#### [WHAT TO WORK ON]
Where a line in the listing contains the string "kend", copy that line out.

#### [RECORDS TO PROCESS]
__device__ __attribute__((noinline)) int solve_lds(int sl_off, int cb_off, int n, int lane) {
    double* S = ba_dyn_lds + sl_off;
    double* col = ba_dyn_lds + cb_off;
    const int ld = n + 2;
    int ok = 1;
    for (int j = 0; j < n; ++j) {
        const double d = S[j * ld + j];
        if (!(d >= BA_PIVOT_MIN && d <= BA_PIVOT_MAX)) {
            ok = 0;
            break;
        }
        const double r = ba_rcp_pivot(d);
        for (int i = j + 1 + lane; i <= n; i += 64) col[i] = S[i * ld + j];
        __builtin_amdgcn_wave_barrier();
        for (int i = j + 1 + lane; i <= n; i += 64) {
            const double l = col[i] * r;
            const int kend = i < n ? i : n - 1;
            for (int k = j + 1; k <= kend; ++k) S[i * ld + k] = __builtin_fma(-l, col[k], S[i * ld + k]);
            S[i * ld + j] = l;
        }
        __builtin_amdgcn_wave_barrier();
    }
    if (ok) {
        for (int j = lane; j < n; j += 64) col[j] = S[n * ld + j];
        __builtin_amdgcn_wave_barrier();
        for (int i = n - 1; i >= 1; --i) {
            const double xi = col[i];
            for (int j = lane; j < i; j += 64) col[j] = __builtin_fma(-S[i * ld + j], xi, col[j]);
            __builtin_amdgcn_wave_barrier();
        }
    }
    return ok;
}

__device__ __forceinline__ void packed_ij(int idx, int n, int& i, int& j) {
    const int ntri = n * (n + 1) / 2;
    if (idx < ntri) {
        i = (int)((sqrt(8.0 * idx + 1.0) - 1.0) * 0.5);
        while (i * (i + 1) / 2 > idx) --i;
        while ((i + 1) * (i + 2) / 2 <= idx) ++i;
        j = idx - i * (i + 1) / 2;
    } else {
        i = n;
        j = idx - ntri;
    }
}

struct WgLds {
    double* SL;
    double* colbuf;
    double* pan;
    double* Rl;
    double* hpl;
    double* uv;
    double* uvg;
    double* pts;
    double* bak;
    double* Hll;
    double* bl;
    double* Cc;
    double* cl;
    double* dxl;
    double* U;
    double* E2;
    short* epose;
    short* ept;
    short* dup;
    short* ptl;
    short* pti;
    short* pts0;
    short* eof;
};

__device__ __forceinline__ double edge_error(const BaDev& B, const WgLds& W, int el, const double* sR,
                                             const double* sT, double* Xc, double* ew) {
    const int p = W.epose[el], l = W.ept[el];
    const double* R = sR + 9 * p;
    const double* t = sT + 3 * p;
    const double X0 = W.pts[3 * l], X1 = W.pts[3 * l + 1], X2 = W.pts[3 * l + 2];
    Xc[0] = R[0] * X0 + R[1] * X1 + R[2] * X2 + t[0];
    Xc[1] = R[3] * X0 + R[4] * X1 + R[5] * X2 + t[1];
    Xc[2] = R[6] * X0 + R[7] * X1 + R[8] * X2 + t[2];
    const double mu = B.uv_global ? W.uvg[2 * el] : W.uv[el], mv = B.uv_global ? W.uvg[2 * el + 1] : W.uv[B.maxEg + el];
    const double e0 = mu - (Xc[0] / Xc[2] * B.f + B.cx);
    const double e1 = mv - (Xc[1] / Xc[2] * B.f + B.cy);
    ew[0] = B.lc00 * e0 + B.lc01 * e1;
    ew[1] = B.lc11 * e1;
    return ew[0] * ew[0] + ew[1] * ew[1];
}

__device__ double robust_chi2_local(const BaDev& B, const WgLds& W, int Eg, const double* sR, const double* sT,
                                    double* scratch) {
    double s = 0;
    for (int el = threadIdx.x; el < Eg; el += BA_THREADS) {
        double Xc[3], ew[2], r0, r1;
        huber(edge_error(B, W, el, sR, sT, Xc, ew), B.delta, r0, r1);
        s += r0;
    }
    return block_sum(s, scratch);
}

__device__ __forceinline__ int u_index(int col, int row, int ldu) {
    return col * ldu + row;
}

template <int LDU>
__device__ __forceinline__ v4d schur_chain_t(const double* U, int ti, int tj, int m0, int m1, int lane) {
    v4d acc = {0, 0, 0, 0};
    const int k = lane >> 4, i = lane & 15;
    constexpr int st = 4 * LDU;
    const double* pa = U + (size_t)(4 * m0 + k) * LDU + (16 * ti + i);
    const double* pb = U + (size_t)(4 * m0 + k) * LDU + (16 * tj + i);
    int m = m0;
#define BA_LOAD4(A, Bv) \
    A##0 = pa[0], Bv##0 = pb[0], A##1 = pa[st], Bv##1 = pb[st], A##2 = pa[2 * st], Bv##2 = pb[2 * st], A##3 = pa[3 * st], Bv##3 = pb[3 * st]; \
    pa += 4 * st;                                                                                                                           \
    pb += 4 * st
#define BA_MFMA4_LOADNEXT(A, Bv, C, D, more)                                     \
    acc = __builtin_amdgcn_mfma_f64_16x16x4f64(A##0, Bv##0, acc, 0, 0, 0);       \
    __builtin_amdgcn_sched_barrier(0);                                           \
    if (more) { BA_LOAD4(C, D); }                                                \
    __builtin_amdgcn_sched_barrier(0);                                           \
    acc = __builtin_amdgcn_mfma_f64_16x16x4f64(A##1, Bv##1, acc, 0, 0, 0);       \
    acc = __builtin_amdgcn_mfma_f64_16x16x4f64(A##2, Bv##2, acc, 0, 0, 0);       \
    acc = __builtin_amdgcn_mfma_f64_16x16x4f64(A##3, Bv##3, acc, 0, 0, 0)
    if (m + 4 <= m1) {
        double a0, a1, a2, a3, b0, b1, b2, b3, c0 = 0, c1 = 0, c2 = 0, c3 = 0, d0 = 0, d1 = 0, d2 = 0, d3 = 0;
        BA_LOAD4(a, b);
        m += 4;
        for (;;) {
            const bool more1 = m + 4 <= m1;
            BA_MFMA4_LOADNEXT(a, b, c, d, more1);
            if (!more1) break;
            m += 4;
            const bool more2 = m + 4 <= m1;
            BA_MFMA4_LOADNEXT(c, d, a, b, more2);
            if (!more2) break;
            m += 4;
        }
    }
#undef BA_LOAD4
#undef BA_MFMA4_LOADNEXT
    for (; m < m1; ++m) {
        acc = __builtin_amdgcn_mfma_f64_16x16x4f64(pa[0], pb[0], acc, 0, 0, 0);
        pa += st;
        pb += st;
    }
    return acc;
}
__device__ __forceinline__ v4d schur_chain(const double* U, int ldu, int ti, int tj, int m0, int m1, int lane) {
    switch (ldu) {
        case 17: return schur_chain_t<17>(U, ti, tj, m0, m1, lane);
        case 33: return schur_chain_t<33>(U, ti, tj, m0, m1, lane);
        case 49: return schur_chain_t<49>(U, ti, tj, m0, m1, lane);
        case 65: return schur_chain_t<65>(U, ti, tj, m0, m1, lane);
        default: break;
    }
    v4d acc = {0, 0, 0, 0};
    const int k = lane >> 4, i = lane & 15;
    const double* pa = U + (size_t)(4 * m0 + k) * ldu + (16 * ti + i);
    const double* pb = U + (size_t)(4 * m0 + k) * ldu + (16 * tj + i);
    for (int m = m0; m < m1; ++m) {
        acc = __builtin_amdgcn_mfma_f64_16x16x4f64(pa[0], pb[0], acc, 0, 0, 0);
        pa += 4 * ldu;
        pb += 4 * ldu;
    }
    return acc;
}

struct EdgeRegs {
    double a0[6], a1[6];
    double x[6];
};
__device__ __forceinline__ void edge_Y(const EdgeRegs& r, const double* cc, double* Y) {
    const double c0 = cc[0], c1 = cc[1], c2 = cc[2], c3 = cc[3], c4 = cc[4], c5 = cc[5];
    Y[0] = r.x[0] * c0 + r.x[1] * c1 + r.x[2] * c3;
    Y[1] = r.x[1] * c2 + r.x[2] * c4;
    Y[2] = r.x[2] * c5;
    Y[3] = r.x[3] * c0 + r.x[4] * c1 + r.x[5] * c3;
    Y[4] = r.x[4] * c2 + r.x[5] * c4;
    Y[5] = r.x[5] * c5;
}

#### [REPLY TO THE TASK]
            const int kend = i < n ? i : n - 1;
            for (int k = j + 1; k <= kend; ++k) S[i * ld + k] = __builtin_fma(-l, col[k], S[i * ld + k]);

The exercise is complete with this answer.